Today when we vote we might get a little sticker that says “I voted” and voters in mail ballot states don’t even get that! There was a time in America’s past when people celebrated elections by getting a yummy piece of election cake once they had done their civic duty. But, this delicious cake goes back to the days before the Revolutionary War!

This type of cake, spiced to perfection, was first served in the 1700s- only it was known by a different name back then. Young men in the Colonies would have been drafted to served the crown in the British army. This gathering of troops would have occurred en masse and these draftees were sometimes given a slice of cake as a fortifying gift by local women.

The cake became known as “muster cake” and was likely the best food that the soldiers would have had access to for many months after their conscription.

Muster cake was also sometimes part of celebrations around conscription days, though it’s hard to imagine the separatists enjoying such a festival,

Following the Revolutionary War and the right to vote for landowning men, the cake became known as “election cake” and was seen as a sort of perk for having voted.

To make this cake you begin by creating a yeast dough which will take some time to rise. This is the old fashioned way of making cakes and results in a very flavorful and dense cake that is supremely satisfying.

This cake benefits from the addition of spices and dried fruit, both of which would have been mainstays of dessert-making in the colonial era. But, don’t worry this one does not taste like a Christmas fruitcake, but more like a lovely spiced bread with a smattering fruit inside.

Variations on this cake from the 1800s included adding candied citrus peel, wine, or brandy for flavor and hops or beaten egg whites for volume.

To make sure the dried fruit sits evenly in the cake, you’ll need to toss the fruit pieces with a bit of flour before adding them to the batter. You can use raisins, golden raisins, currants, dried figs, dried cherries, dried blueberries, or any other dried fruit you’d like.

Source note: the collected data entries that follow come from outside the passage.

__device__ __forceinline__ int rag_select(const RagT0& t0v, int B, int want, lds_i* scr, int tid) {
  lds_i* hist = scr;
  lds_i* wcnt = scr + 64;
  lds_i* res = scr + 80;
  const int lane = tid & 63, wave = tid >> 6;
  constexpr int NCH = kRagChunks;
// ... 147 lines not shown
template <int G, class AL, class EPI, class POST>
__device__ __forceinline__ void rgemm_packed_dual(int mt, int mstride_tiles, int nt, int ksteps, int ncols, const AL& a, const WFrag& w1,
                                                  const WFrag& w2, const EPI& epi, int lane, const POST& post) {
  const int li = lane & 15, lq = lane >> 4;
  const int c = (nt << 4) + li;
  f32x4 acc1[G], acc2[G];
#pragma unroll
  for (int j = 0; j < G; ++j) { acc1[j] = f32x4{0.f, 0.f, 0.f, 0.f}; acc2[j] = f32x4{0.f, 0.f, 0.f, 0.f}; }
  const int mrow = (mt << 4) + li, mstride = mstride_tiles << 4;
  float av[4][G];
#pragma unroll
  for (int s = 0; s < 4; ++s)
    if (s < ksteps)
#pragma unroll
      for (int j = 0; j < G; ++j) av[s][j] = a(mrow + j * mstride, 4 * s + lq);
#pragma unroll
  for (int kc = 0; kc < kPackKC; ++kc) {
    const int nst = ksteps - 4 * kc;
    if (nst > 0) {
      const int nnext = nst - 4;
      float an[4][G];
#pragma unroll
      for (int s = 0; s < 4; ++s)
        if (s < nnext)
#pragma unroll
          for (int j = 0; j < G; ++j) an[s][j] = a(mrow + j * mstride, ((kc + 1) << 4) + 4 * s + lq);
      __builtin_amdgcn_sched_barrier(0);
#pragma unroll
      for (int s = 0; s < 4; ++s)
        if (s < nst)
#pragma unroll
          for (int j = 0; j < G; ++j) {
            acc1[j] = __builtin_amdgcn_mfma_f32_16x16x4f32(av[s][j], w1.q[kc][s], acc1[j], 0, 0, 0);
            acc2[j] = __builtin_amdgcn_mfma_f32_16x16x4f32(av[s][j], w2.q[kc][s], acc2[j], 0, 0, 0);
          }
      __builtin_amdgcn_sched_barrier(0);
#pragma unroll
      for (int s = 0; s < 4; ++s)
#pragma unroll
        for (int j = 0; j < G; ++j) av[s][j] = an[s][j];
    }
  }
  if (c < ncols) {
#pragma unroll
    for (int j = 0; j < G; ++j) {
      const int rb = ((mt + j * mstride_tiles) << 4) + (lq << 2);
      float g1[4], g2[4];
#pragma unroll
      for (int e = 0; e < 4; ++e) {
        g1[e] = acc1[j][e] + w1.bias;
        g2[e] = acc2[j][e] + w2.bias;
        epi(rb + e, c, g1[e], g2[e]);
      }
      post(rb, c, g1, g2);
    }
  }
}
template <class AL, class EPI, class POST>
__device__ __forceinline__ void rag_packed_dual(int m0, int mtn, int ksteps, int ncols, const AL& a, const WFrag& w1, const WFrag& w2,
                                                const EPI& epi, int lane, int wave, const POST& post) {
  const int nt = wave & 3, g = wave >> 2;
  if (g + 2 < mtn) rgemm_packed_dual<2>(m0 + g, 2, nt, ksteps, ncols, a, w1, w2, epi, lane, post);
  else if (g < mtn) rgemm_packed_dual<1>(m0 + g, 2, nt, ksteps, ncols, a, w1, w2, epi, lane, post);
}

typedef __attribute__((address_space(3))) f32x2 lds_f2r;
__device__ __forceinline__ void rag_softmax(lds_f* S, int rq0, int r0, int v0, int kr, int t0, int row_end, const DropSite& ds,
                                            float* gsave, int tid) {
  constexpr int LP = 64, SLD = 66, SH = kRagSH;
  const int m8 = (tid & 7) << 3;
  const int r = rq0 + (tid >> 3);
  if (r >= LP) return;
  lds_f2r* row2 = reinterpret_cast<lds_f2r*>(S + r * SLD + SH + m8);
  const bool own = m8 < 56;
  const int npair = m8 == 48 ? 2 : 4;
  const int ip = r - SH;
  float4* g4 = (gsave != nullptr && own && ip >= 0 && r < row_end) ? reinterpret_cast<float4*>(gsave + ip * LP + m8) : nullptr;
  if (r < v0 || r >= row_end) {
    if (own) {
#pragma unroll
      for (int i = 0; i < 4; ++i)
        if (i < npair) row2[i] = f32x2{0.f, 0.f};
    }
    if (g4 != nullptr) { g4[0] = make_float4(0.f, 0.f, 0.f, 0.f); g4[1] = make_float4(0.f, 0.f, 0.f, 0.f); }
    return;
  }
  const bool rep = t0 >= 1;
  const int krp = kr - SH;
  float x[8];
  if (own) {
#pragma unroll
    for (int i = 0; i < 4; ++i) { const f32x2 t = row2[i < npair ? i : 0]; x[2 * i] = t.x; x[2 * i + 1] = t.y; }
  }
  float mx = -INFINITY;
#pragma unroll
  for (int i = 0; i < 8; ++i) {
    const int pj = m8 + i;
    x[i] = (own && pj >= krp && pj <= ip) ? x[i] : -INFINITY;
    mx = fmaxf(mx, x[i]);
  }
  mx = row_max(mx);
  float s = 0.f;
#pragma unroll
  for (int i = 0; i < 8; ++i) {
    const int pj = m8 + i;
    const float e = (own && pj >= krp && pj <= ip) ? __expf(x[i] - mx) : 0.f;
    x[i] = e;
    s += (rep && pj == krp) ? e * (float)t0 : e;
  }
  s = row_sum(s);
  const float inv = 1.0f / s;
  float cnt = (float)t0;
  if (ds.on && rep) {
    int c = 0;
    for (int jj = tid & 7; jj < t0; jj += 8) c += drop_mul(ds, ip, jj) != 0.f ? 1 : 0;
    cnt = row_sum((float)c);
  }
  if (!own) return;
  const float scale = ds.on ? ds.scale : 1.0f;
  float pv[8], gs[8];
#pragma unroll
  for (int i = 0; i < 8; ++i) {
    const int pj = m8 + i;
    const float p = x[i] * inv;
    if (rep && pj == krp) {
      const float pm = p * cnt;
      if (gsave != nullptr) gsave[ip * LP + LP - 1] = p * (float)t0;
      pv[i] = pm * scale;
      gs[i] = pm;
    } else {
      const float mul = drop_mul(ds, ip, pj);
      pv[i] = p * mul;
      gs[i] = mul != 0.f ? p : -p;
    }
  }
#pragma unroll
  for (int i = 0; i < 4; ++i)
    if (i < npair) row2[i] = f32x2{pv[2 * i], pv[2 * i + 1]};
  if (g4 != nullptr) {
    g4[0] = make_float4(gs[0], gs[1], gs[2], gs[3]);
    g4[1] = make_float4(gs[4], gs[5], gs[6], gs[7]);
  }
}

Once everything is combined, the cake is baked for 50-60 minutes. It is important to let the cake cool completely before inverting and icing. The topping has a zesty flavor from the rum (or rum extract if you’re using that). However, you could very easily customize the icing with lemon zest, orange extract, or any other flavors you particularly enjoy.

Whoever you decide to vote for, election cake is a wonderful treat to celebrate election days and a tradition that we should definitely be bringing back!

Serves 12-14

20 minutes active, 2-3 hours inactive

  • For the cake
  • 2 /3 cup warm water
  • 1 packet dry activated yeast
  • 1 pinch granulated sugar
  • 4 cups all-purpose flour
  • 1 teaspoon baking powder
  • 1/2 teaspoon salt
  • 1/2 teaspoon ground ginger
  • 1/4 teaspoon nutmeg
  • 2 teaspoons cinnamon
  • 1/4 teaspoon mace (can substitute allspice)
  • 2 stick unsalted butter, room temperature
  • 2 eggs, beaten
  • 2 cups brown sugar, packed
  • 1 cup buttermilk
  • 2 tablespoons vanilla
  • 1 cup raisins
  • 1/4 cup other dried fruit (cherries, figs, or blueberries are all ideal)
  • For the glaze
  • 1 cup powdered sugar
  • 1 tablespoon brandy or whisky (or use 1/2 tablespoon rum extract mixed with 1/2 tablespoon water)
  • 1 teaspoon water
  • 1/ 2 teaspoon vanilla
  1. Grease and flour a 12-cup bundt pan.
  2. In a medium bowl add yeast to warm water, sprinkling granulated sugar on top. Set aside for 5 minutes.
  3. Add to that powdered sugar, buttermilk, and vanilla and mix well. Add eggs and mix until only just combined.
  4. In a separate bowl flour combine sugar, dry spices, baking powder.
  5. Add one cup of flour mixture to the yeast mixture. Add butter and combine until incorporated.
  6. Add flour mixture to yeast and butter mixture, reserving one tablespoon of flour for the next step.
  7. Toss dried fruit with tablespoon of flour mixture until coated. Fold fruit into batter.
  8. Pour batter into bundt pan. Cover with a tea towel and let rise for 1 1/2 hours to rise.
  9. Preheat oven to 350˚ and bake for 50-60 minutes or until knife stuck in center comes out clean.
  10. Allow cake to cool before inverting from pan.
  11. To make the icing combine all glaze ingredients and mix until smooth. Drizzle over completely cooled cake.

Recipe adapted from Christina's Cucina.